E ora ci faccia un favore: non si ricicli

«Mi sono fatto finalmente il bagno alle Cinque Terre, adesso al mare mi sto disintossicando». Questo ha detto Alfonso Pecoraro Scanio in una recente intervista, mettendo a dura prova i suoi muscoli da nuotatore e i nostri poveri nervi. Come no: a lui per disintossicarsi basta un tuffo. A noialtri, per disintossicarci da lui, non basta una vita.
Lo so, pigliarsela con Pecoraro è come sparare sulla croce rossa, e poi bombardarla col napalm, e poi passarci sopra con un bulldozer. Ma signori, distinguiamo i ruoli. La croce rossa s’interessa di sciagure, e Pecoraro non è la croce rossa: è la sciagura. E dal ministro della monnezza, dal politico che tutto il mondo non c’invidia, dal nemico degli inceneritori finito incenerito, ci aspettavamo se non altro un minimo di umiltà. L’umiltà del silenzio, dopo una vita passata a dire no: alla Tav, alle autostrade, all’effetto serra, al nucleare, a tutto. Eppure è più forte di lui: sebbene ritiratosi a vita privata, ogni volta di questo personaggio scopriamo un lato nuovo, sempre diverso e sorprendente. Oggi riceviamo un’ulteriore conferma: Pecoraro non è solo incapace. È sostanzialmente inutile. Inutile come fare la raccolta differenziata e poi buttare tutto nello stesso sacco. Non è un concetto così difficile: ci arriverebbero anche i bambini, gli stessi che in questo momento stanno facendo il bagno accanto a lui alle Cinque Terre. La storia delle stazioni ecologiche pagate fior di milioni per non distinguere la carta dalla plastica, è perfettamente in linea con l’esistenza di un ministro dell’Agricoltura che non distingue un toro da una mucca. Se questa è la sua filosofia ecologica, se lo lasci dire: non è né eco, né logica. Si dice paladino della raccolta differenziata, ma l’unica cosa che riesce a differenziare sono le castronerie: ogni giorno una diversa.
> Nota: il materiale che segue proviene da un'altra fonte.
int launch_cell_list(gorder_hip_handle *h, const LocalArgs &lo, uint32_t ns, uint32_t n_list, void *counts, size_t count_bytes) {
    const bool three = h->sw.local_three_kernels;
    TIMING_MARK(h, n_list <= kLocalBuildMax && !three ? "k_local_build" : "k_local_bin + k_local_scan + k_local_scatter");
    if (n_list <= kLocalBuildMax && !three) {
        if (n_list <= 2u * 8192u) hipLaunchKernelGGL(k_local_build<2>, dim3(ns), dim3(1024), kLocalBuildLds, h->stream, lo);
        else if (n_list <= 5u * 8192u) hipLaunchKernelGGL(k_local_build<5>, dim3(ns), dim3(1024), kLocalBuildLds, h->stream, lo);
        else hipLaunchKernelGGL(k_local_build<kLocalBuildTrips>, dim3(ns), dim3(1024), kLocalBuildLds, h->stream, lo);
        return GORDER_OK;
    }
    HIP_TRY(h, hipMemsetAsync(counts, 0, count_bytes, h->stream));
    const dim3 ga((n_list + 255) / 256, ns);
    hipLaunchKernelGGL(k_local_bin, ga, dim3(256), 0, h->stream, lo);
    hipLaunchKernelGGL(k_local_scan, dim3(ns), dim3(1024), 0, h->stream, lo);
    hipLaunchKernelGGL(k_local_scatter, ga, dim3(256), 0, h->stream, lo);
    return GORDER_OK;
}

int run_dynamic_normals(gorder_hip_handle *h, const FrameArgs &a) {
    int st;
    const uint32_t n_mol = h->plan.n_mol_total;
    if ((st = ensure(h, h->d_dyn_normals, (size_t)a.n_frames * n_mol)) != GORDER_OK) return st;
    const gorder_dynamic_normal_t &dn = h->tables.dynamic_normal;
// ... 961 lines not shown
    const size_t nm = t->leaflets.n_membrane, ncell = (size_t)kLocalMaxCells1D * kLocalMaxCells1D;
    const size_t sl = h->local_slab = local_slab_frames(nm, h->sw.local_slab);
    ST_TRY(local_build_attributes(h));
    h->local_halo = t->handle_pbc && !h->sw.local_atoms_only;
    h->local_rec_stride = (h->local_halo ? 2u : 1u) * nm;
    ST_TRY(allocate(h, h->d_lcell_of, sl * nm));
    ST_TRY(allocate(h, h->d_ltrig, sl * h->local_rec_stride * (sizeof(LocalRec) / sizeof(float))));
    ST_TRY(allocate(h, h->d_lcell_count, sl * (ncell + 1)));
    ST_TRY(allocate(h, h->d_lcell_fill, sl * ncell));
    ST_TRY(allocate(h, h->d_lgrid, sl));
    if (!h->local_halo) return GORDER_OK;
    const size_t row_cells = sl * (size_t)kLocalMaxCells1D * (kLocalMaxCells1D + 1u);
    ST_TRY(allocate(h, h->d_lrowpre, row_cells));
    ST_TRY(allocate(h, h->d_ledge, row_cells));
    ST_TRY(allocate(h, h->d_lfinfo, sl));
    ST_TRY(allocate(h, h->d_lneed, sl + 1));
    ST_TRY(allocate(h, h->d_lsummary, 2, 0));
    ST_TRY(allocate(h, h->h_lsummary, 2));
    h->h_lsummary[0] = h->h_lsummary[1] = 0u;
    HIP_TRY(h, h->lsummary_written.create());
    HIP_TRY(h, hipFuncSetAttribute(reinterpret_cast<const void *>(k_local_decide), hipFuncAttributeMaxDynamicSharedMemorySize, (int)kDecideLds));
    HIP_TRY(h, hipFuncSetAttribute(reinterpret_cast<const void *>(k_local_sums), hipFuncAttributeMaxDynamicSharedMemorySize, (int)kSumsLds));
    return allocate(h, h->d_ltodo, 1 + sl * (size_t)(p.n_mol_total ? p.n_mol_total : 1));
}

int gorder_hip_create(const gorder_tables_t *t, gorder_hip_handle **out) {
    if (!t || !out) return GORDER_ERR_INVALID_ARGUMENT;
    *out = nullptr;
    int n_dev = 0;
    if (hipGetDeviceCount(&n_dev) != hipSuccess || n_dev <= 0) return GORDER_ERR_NO_DEVICE;
    if (t->device < 0 || t->device >= n_dev) return GORDER_ERR_INVALID_ARGUMENT;
// ... 344 lines not shown
    return d;
}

La proposta di proclamare la pizza patrimonio dell’umanità, l’adozione delle pecore sarde, la creazione del museo del mandolino, la battaglia contro gli alberi di Natale, la nomina di Gigi D’Alessio «patrono del pesce azzurro» per citare quelle più divertenti. Ma soprattutto la personificazione politica del disastro dei rifiuti, per citare quella più grossa. Non a caso Napoli ha cominciato a smaltire rifiuti quando l’Italia ha smaltito Pecoraro. «La colpa di tutto? Dei camorristi», diceva lui, riassumendo uno dei più grandi disastri ecologici della Repubblica così, con un sorriso abbronzato. Lo stesso sorriso che sfoggiava sguaiatamente durante i funerali dei militari morti a Nassirya.
Dunque il punto è questo. Pecoraro non è malvagio: la malvagità implica uno spessore che non gli concediamo. Pecoraro è più semplicemente incompetente, inconsistente e trasparente. È uno che sul suo sito si spreme per capire perché «l’orso bruno non va più in letargo». Come dire: il suo guaio non è che dice quel che pensa: è che pensa davvero quel che dice. È un politico gassoso rimasto per anni nel posto sbagliato, e ora approdato finalmente in quello giusto: a bagno, in costume, alle Cinque Terre. L’unico posto, forse, dove non può nuocere. A una sola condizione: che non gli venga in mente di riciclare se stesso, né oggi né mai.

Sarebbe un colpo che non potremmo reggere.